→ **Task to complete**: Find the string "slope" in the records. Copy every line it appears in.

→ **Records for the exercise**:
= = = = = = =

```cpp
constexpr int SP_ROW_B = 32;
constexpr int SP_PLANE_B = 128 * SP_ROW_B;
constexpr int CP_ROW_B = 64;
__device__ __forceinline__ constexpr int cp_off(int r, int g) { return r * CP_ROW_B + ((g ^ ((r >> 2) & 3)) << 4); }
template <int NP>
struct SplitGeom {
    static constexpr int OPER_B = NP == 0 ? 128 * CP_ROW_B : NP * SP_PLANE_B;
    static constexpr int STAGE_B = 2 * OPER_B;
    static constexpr int EPI_HALF_B = 64 * G_LDS_KROW * 4;
    static constexpr int TABLE_OFF_B = 2 * STAGE_B > EPI_HALF_B ? 2 * STAGE_B : EPI_HALF_B;
    static constexpr int LDS_BYTES = TABLE_OFF_B + G_TABLE_BYTES;
    static_assert(2 * STAGE_B <= 2 * G_STAGE * 4, "split stages fit the fp32 core's LDS footprint (table offset, epilogue image)");
};
constexpr int SP_LDS_BYTES = SplitGeom<3>::LDS_BYTES;
__device__ __forceinline__ constexpr int sp_off(int r, int g) { return r * SP_ROW_B + ((g ^ ((r >> 3) & 1)) << 4); }
// ... 208 lines not shown
        store_half<RELU>(1, ra, rb, held);
        {
            const bool two = nslab > 1;
            if (two) cursor_next(c);
            const SrdsU d = make_u(c, two);
            load_half(0, d, ra, rb);
            load_half(1, d, ra, rb);
            held = d.abf;
        }
        __syncthreads();
        compute(0, acc);
        for (int it = 0; it + 1 < nslab; ++it) {
            const bool live = it + 2 < nslab;
            if (live) cursor_next(c);
            const SrdsU nx = make_u(c, live);
            __syncthreads();
            fused<RELU>(0, 1, nx, ra, rb, acc, held);
            __syncthreads();
            fused<RELU>(1, 0, nx, ra, rb, acc, held);
            held = nx.abf;
        }
        __syncthreads();
        compute(1, acc);
        __syncthreads();
    }

    struct AGen {
        const float* ZR; const float* Ht; const float* dOH; float* dhp;
        int C; unsigned doh_bytes;
    };
    struct GenRegs { float4 z[4], t[4], d[4]; };
    struct GenRows { int vz[2], vh[2], vd[2]; float p[2]; };
    struct GenSrd { __amdgpu_buffer_rsrc_t z, t, d, o; };
    __device__ __forceinline__ GenRows gen_rows(const AGen& g) const {
        GenRows r;
#pragma unroll
        for (int j = 0; j < 2; ++j) {
            const int rl = (tid >> 2) + 64 * j;
            const EpiRowEnt re = Base::rowtab()[rl];
            r.p[j] = re.p;
            r.vd[j] = re.off + (tid & 3) * 16;
            r.vz[j] = rl * g.C * 8 + (tid & 3) * 16;
            r.vh[j] = rl * g.C * 4 + (tid & 3) * 16;
        }
        return r;
    }
    __device__ __forceinline__ GenSrd gen_srd(const AGen& g, bool live, bool writer) const {
        GenSrd s;
        const int C = g.C;
        s.z = __builtin_amdgcn_make_buffer_rsrc(const_cast<float*>(g.ZR + rm.base * 2L * C), 0, live ? rm.nvalid * C * 8 : 0, 0x00020000);
        s.t = __builtin_amdgcn_make_buffer_rsrc(const_cast<float*>(g.Ht + rm.base * (long)C), 0, live ? rm.nvalid * C * 4 : 0, 0x00020000);
        s.d = __builtin_amdgcn_make_buffer_rsrc(const_cast<float*>(g.dOH), 0, live ? (int)g.doh_bytes : 0, 0x00020000);
        s.o = __builtin_amdgcn_make_buffer_rsrc(g.dhp + rm.base * (long)C, 0, writer ? rm.nvalid * C * 4 : 0, 0x00020000);
        return s;
    }
    __device__ __forceinline__ void gen_load_half(int h, const GenSrd& s, const GenRows& r, int k0, GenRegs& q) const {
        const int so = (k0 + 16 * h) * 4;
#pragma unroll
        for (int j = 0; j < 2; ++j) {
            q.z[h + 2 * j] = buf_ld4(s.z, r.vz[j], so);
            q.t[h + 2 * j] = buf_ld4(s.t, r.vh[j], so);
            q.d[h + 2 * j] = buf_ld4(s.d, r.vd[j], so);
        }
    }
    __device__ __forceinline__ void gen_store_half(int h, const GenSrd& s, const GenRows& r, int k0, const GenRegs& q, const float4 (&rb)[4]) const {
        char* st = reinterpret_cast<char*>(lds) + h * STAGE_B;
        const int ko = (k0 + 16 * h) * 4;
#pragma unroll
        for (int j = 0; j < 2; ++j) {
            const int off = cp_off((tid >> 2) + 64 * j, tid & 3);
            const float4 z = q.z[h + 2 * j], t = q.t[h + 2 * j], d = q.d[h + 2 * j];
            const float p = r.p[j];
            float4 a;
            a.x = cb_dhp(__fmul_rn(p, d.x), z.x, t.x); a.y = cb_dhp(__fmul_rn(p, d.y), z.y, t.y);
            a.z = cb_dhp(__fmul_rn(p, d.z), z.z, t.z); a.w = cb_dhp(__fmul_rn(p, d.w), z.w, t.w);
            if constexpr (NP == 0) {
                *reinterpret_cast<float4*>(st + off) = a;
                *reinterpret_cast<float4*>(st + OPER_B + off) = rb[h + 2 * j];
            } else {
// ... 59 lines not shown
        compute(1, acc);
        __syncthreads();
    }
    __device__ __forceinline__ void fused_gen(int hs, int hc, const SrdsU& nx, const GenSrd& sn, const GenSrd& sw, const GenRows& rows,
                                              int k_held, int k_next, GenRegs& q, float4 (&rb)[4], f32x16 (&acc)[2][2]) const {
        __builtin_amdgcn_sched_barrier(0);
        const Frags f = read_frags(hc);
        gen_store_half(hs, sw, rows, k_held, q, rb);
        mfmas(f, acc);
        gen_load_half(hs, sn, rows, k_next, q);
        load_b_half(hs, nx, rb);
        if constexpr (NP == 0) {
            __builtin_amdgcn_sched_group_barrier(0x100, 8, 0);
#pragma unroll
            for (int r = 0; r < 8; ++r) {
                __builtin_amdgcn_sched_group_barrier(0x008, 1, 0);
                __builtin_amdgcn_sched_group_barrier(0x006, 8, 0);
                if (r < 4) __builtin_amdgcn_sched_group_barrier(0x200, 1, 0);
                else __builtin_amdgcn_sched_group_barrier(0x020, 2, 0);
                if (r >= 2 && r < 4) __builtin_amdgcn_sched_group_barrier(0x040, 1, 0);
            }
        } else {
            __builtin_amdgcn_sched_group_barrier(0x100, 12, 0);
#pragma unroll
            for (int r = 0; r < 24; ++r) {
                __builtin_amdgcn_sched_group_barrier(0x008, 1, 0);
                __builtin_amdgcn_sched_group_barrier(0x002, 5, 0);
                if (r & 1) __builtin_amdgcn_sched_group_barrier(0x200, 1, 0);
                if (r >= 16) __builtin_amdgcn_sched_group_barrier(0x020, 1, 0);
                if (r >= 6 && r < 8) __builtin_amdgcn_sched_group_barrier(0x040, 1, 0);
            }
        }
        __builtin_amdgcn_sched_barrier(0);
    }

    struct FragsB { bf16x8 a[2][NP ? NP : 1], b[2][NP ? NP : 1]; };
    struct FragsF { float4 a[2][2], b[2][2]; };
    using Frags = std::conditional_t<NP == 0, FragsF, FragsB>;
    __device__ __forceinline__ Frags read_frags(int h) const {
        const char* st = reinterpret_cast<const char*>(lds) + h * STAGE_B;
        const int lr = lane & 31, lh = lane >> 5;
        Frags f;
        if constexpr (NP == 0) {
#pragma unroll
            for (int kk = 0; kk < 2; ++kk)
#pragma unroll
                for (int t = 0; t < 2; ++t) {
                    f.a[t][kk] = *reinterpret_cast<const float4*>(st + cp_off(wr * 64 + t * 32 + lr, 2 * kk + lh));
                    f.b[t][kk] = *reinterpret_cast<const float4*>(st + OPER_B + cp_off(wc * 64 + t * 32 + lr, 2 * kk + lh));
                }
            return f;
        } else {
#pragma unroll
        for (int p = NP - 1; p >= 0; --p)
#pragma unroll
            for (int t = 0; t < 2; ++t) {
                f.a[t][p] = *reinterpret_cast<const bf16x8*>(st + p * SP_PLANE_B + sp_off(wr * 64 + t * 32 + lr, lh));
                f.b[t][NP - 1 - p] = *reinterpret_cast<const bf16x8*>(st + OPER_B + (NP - 1 - p) * SP_PLANE_B + sp_off(wc * 64 + t * 32 + lr, lh));
            }
        return f;
        }
    }
    static constexpr int NPROD = NP == 3 ? 6 : 1;
    __device__ __forceinline__ static void mfmas(const Frags& f, f32x16 (&acc)[2][2]) {
        if constexpr (NP == 0) {
#pragma unroll
// ... 557 lines not shown
```

regt-gcn_amd/csrc/kernels.h:

```cpp
#pragma once
#include "gemm_core.h"
#include "options.h"

namespace regt {
#ifdef REGT_WG_TRACE
#ifndef REGT_WG_TRACE_N
#define REGT_WG_TRACE_N 512
#endif
constexpr int WG_TRACE_MAX = 40000;
extern __device__ long g_wg_marks[8 * WG_TRACE_MAX];
#define WG_TILE_ID ((int)(rm.base / 128) * ((N + 127) / 128) + n0 / 128)
#define WG_MARK(i) do { if (threadIdx.x == 0 && WG_TILE_ID < WG_TRACE_MAX && N == REGT_WG_TRACE_N) g_wg_marks[8L * WG_TILE_ID + (i)] = wall_clock64(); } while (0)
#else
#define WG_MARK(i) do { } while (0)
#endif

typedef unsigned int u32x4_t __attribute__((ext_vector_type(4)));
typedef unsigned int u32x2_t __attribute__((ext_vector_type(2)));
__device__ __forceinline__ __amdgpu_buffer_rsrc_t buf_srd(const void* p) {
    const unsigned long long a = reinterpret_cast<unsigned long long>(p);
    const unsigned lo = __builtin_amdgcn_readfirstlane((unsigned)a);
    const unsigned hi = __builtin_amdgcn_readfirstlane((unsigned)(a >> 32));
    return __builtin_amdgcn_make_buffer_rsrc(reinterpret_cast<void*>(((unsigned long long)hi << 32) | lo), 0, 0x7FFFFFF0, 0x00020000);
}
// ... 13 lines not shown
                       __builtin_bit_cast(unsigned, __builtin_convertvector(hi, bf16x2_t))};
    __builtin_amdgcn_raw_buffer_store_b64(w, r, voff, soff, 0);
}
__device__ __forceinline__ float gru_blend(float Z, float h, float ht) { return fmaf(Z, h, __fmul_rn(1.0f - Z, ht)); }
__device__ __forceinline__ float cb_dhp(float g, float z, float ht) { return __fmul_rn(__fmul_rn(g, 1.0f - z), fmaf(-ht, ht, 1.0f)); }
__device__ __forceinline__ float cb_dzp(float g, float h, float ht, float z) { return __fmul_rn(__fmul_rn(g, h - ht), __fmul_rn(z, 1.0f - z)); }
__device__ __forceinline__ float cb_drp(float dq, float h, float r) { return __fmul_rn(__fmul_rn(dq, h), __fmul_rn(r, 1.0f - r)); }
__device__ __forceinline__ float cb_dh(float dq, float r, float p, float d, float z) { return fmaf(dq, r, __fmul_rn(__fmul_rn(p, d), z)); }
__device__ __forceinline__ float cb_ds(float dh, float acc, float factor) { return __fmul_rn(dh + acc, factor); }

struct EpiRowEnt { int off; float p; };
struct EpiGeom { long m0; int n0, rr, c, step; const EpiRowEnt* rowtab; };
constexpr int EPI_ROWTAB_BYTES = 128 * (int)sizeof(EpiRowEnt);


enum : int { ACT_NONE = 0, ACT_LRELU = 1, ACT_RELU = 2, ACT_SIGMOID = 3, ACT_TANH = 4 };

struct EpiBiasAct {
    float* out; long ldo; const float* bias; int act; float slope;
    int out_bf16 = 0;
};
struct EpiGates {
    float* ZR;
    const float* h; float* q; const float* bias; int C;
    int q_bf16 = 0;
    int h_bf16 = 0, zr_bf16 = 0;
};
struct EpiDgrad1 {
    const float* h; const float* ZR; const float* dOH; const float* probs;
    float* dzr; float* dh; int C; int T;
    int dzr_bf16 = 0;
    int h_bf16 = 0, zr_bf16 = 0, dh_bf16 = 0;
    const float* Ht = nullptr; float* dhp = nullptr; float* rowdot = nullptr; int num_nodes = 0;
};
struct EpiDgrad2 {
    float* dh; const float* h; int C; int act; float slope;
    int h_bf16 = 0, dh_bf16 = 0;
};
struct EpiMaskAdd {
    float* out; long ldo; const float* mask; long ldm; const float* add; long ldadd;
};

int launch_gemm_bias_act(const GemmSegs& S, long M, int N, const EpiBiasAct& e, hipStream_t st);
int launch_gemm_gates(const GemmSegs& S, long M, int N, const EpiGates& e, hipStream_t st);
int launch_gemm_dgrad1(const GemmSegs& S, long M, int N, const EpiDgrad1& e, hipStream_t st);
bool gemm_dgrad1_gen_ok(long M, int C, int num_nodes);
bool wgrad_ring_chunking(int Nout, int Nin, long M, int* kchunk, int* nchunks);
bool wgrad_skinny_chunking(int Nout, long M, int* kchunk, int* nchunks);
bool wgrad_wide_chunking(int Nout, int Nin, long M, int* kchunk, int* nchunks);
long wgrad_chunk_bound(int Nout, int Nin, long M);
bool wgrad_ring_active();
int launch_gemm_dgrad1_gen(const GemmSegs& S, long M, int N, const EpiDgrad1& e, hipStream_t st);
int launch_gemm_dgrad2(const GemmSegs& S, long M, int N, const EpiDgrad2& e, hipStream_t st);
int launch_gemm_mask_add(const GemmSegs& S, long M, int N, const EpiMaskAdd& e, hipStream_t st);

struct CandArgs {
    GemmSegs S;
    int num_nodes, T, C;
    const float* bias;
    const float* ZR;
    const float* h;
    const float* probs;
    float* Ht;
    float* OH;
    int act_bf16 = 0;
    int node_sum_rows = 64;
};
int launch_gemm_candidate(const CandArgs& a, hipStream_t st);

struct WgradArgs {
    const float* P; long ldp; int Nout;
    const float* Q; long ldq; int Nin;
    int q_relu;
    long M;
    int kchunk;
    const int* chunk_tab;
    int nchunks;
    float* slab;
    int colsum;
    const float* Q2 = nullptr; long ldq2 = 0; int nin_split = 0;
    int p_bf16 = 0, q_bf16 = 0;
    int all_csum = 0;
};
int launch_wgrad(const WgradArgs& a, hipStream_t st);
long wgrad_slab_stride(const WgradArgs& a);

// ... 193 lines not shown
```

Before: 64.48 snapshots/s.

## Generate dz operand inside dgrad-gates GEMM instead of materializing it in dgrad1

When the generated-operand dgrad path is taken, dgrad1 runs in a lean variant that skips loading Ht and skips writing the dz half of dzr and the rowdot partials. The dgrad-gates GEMM instead recomputes dz on the fly from ZR, Ht, h and dOH as its A operand. The tile owning column zero writes dzr and per-row dot sums for the attention backward. This is meant to remove one materialize-then-reread of the dz tensor and move the Ht traffic into the second GEMM. The cost is more register pressure and more loads per slab in the new kernel, and the attention reduce now waits until after dgrad2.

Result: slower. 56.99 snapshots/s (-11.6%).

```diff
diff --git a/regt-gcn_amd/csrc/api.hip b/regt-gcn_amd/csrc/api.hip
--- a/regt-gcn_amd/csrc/api.hip
+++ b/regt-gcn_amd/csrc/api.hip
@@ -763,18 +763,19 @@
         }
     } else {
     const bool gen = split && !ibf && !abf && gemm_dgrad1_gen_ok(M, C, N) && al16(L.Ht) && al16(L.dhp);
+    const bool bal = gen && !tcol && !h_ext;
     if (gen) {
         GemmSegs S{};
         S.nseg = 1;
         S.seg[0] = make_seg(L.dhp, C, L.UT, nullptr, C, INT_MAX, C, true);
         S.row_div = T;
         EpiDgrad1 e{H, L.ZR, L.dOH, L.probs, L.dzr, DH, C, T};
-        e.Ht = L.Ht; e.dhp = L.dhp; e.rowdot = L.rowdot; e.num_nodes = N;
+        e.Ht = L.Ht; e.dhp = L.dhp; e.rowdot = L.rowdot; e.num_nodes = N; e.lean = bal ? 1 : 0;
         {
             PROF("dgrad_candidate", st);
             TRY(launch_gemm_dgrad1_gen(S, M, C, e, st));
         }
-        if (gr.attention) {
+        if (gr.attention && !bal) {
             hipStream_t sa = side_fork(st);
             TRY(launch_rowdot_reduce(L.rowdot, L.dp_partial, N, T, L.cb_npb, sa, C / 128));
             TRY(launch_att_bwd(L.dp_partial, L.cb_blocks, L.probs, gr.attention, T, sa));
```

= = = = = = =

→ **Answer area**:
    float* out; long ldo; const float* bias; int act; float slope;
    float* dh; const float* h; int C; int act; float slope;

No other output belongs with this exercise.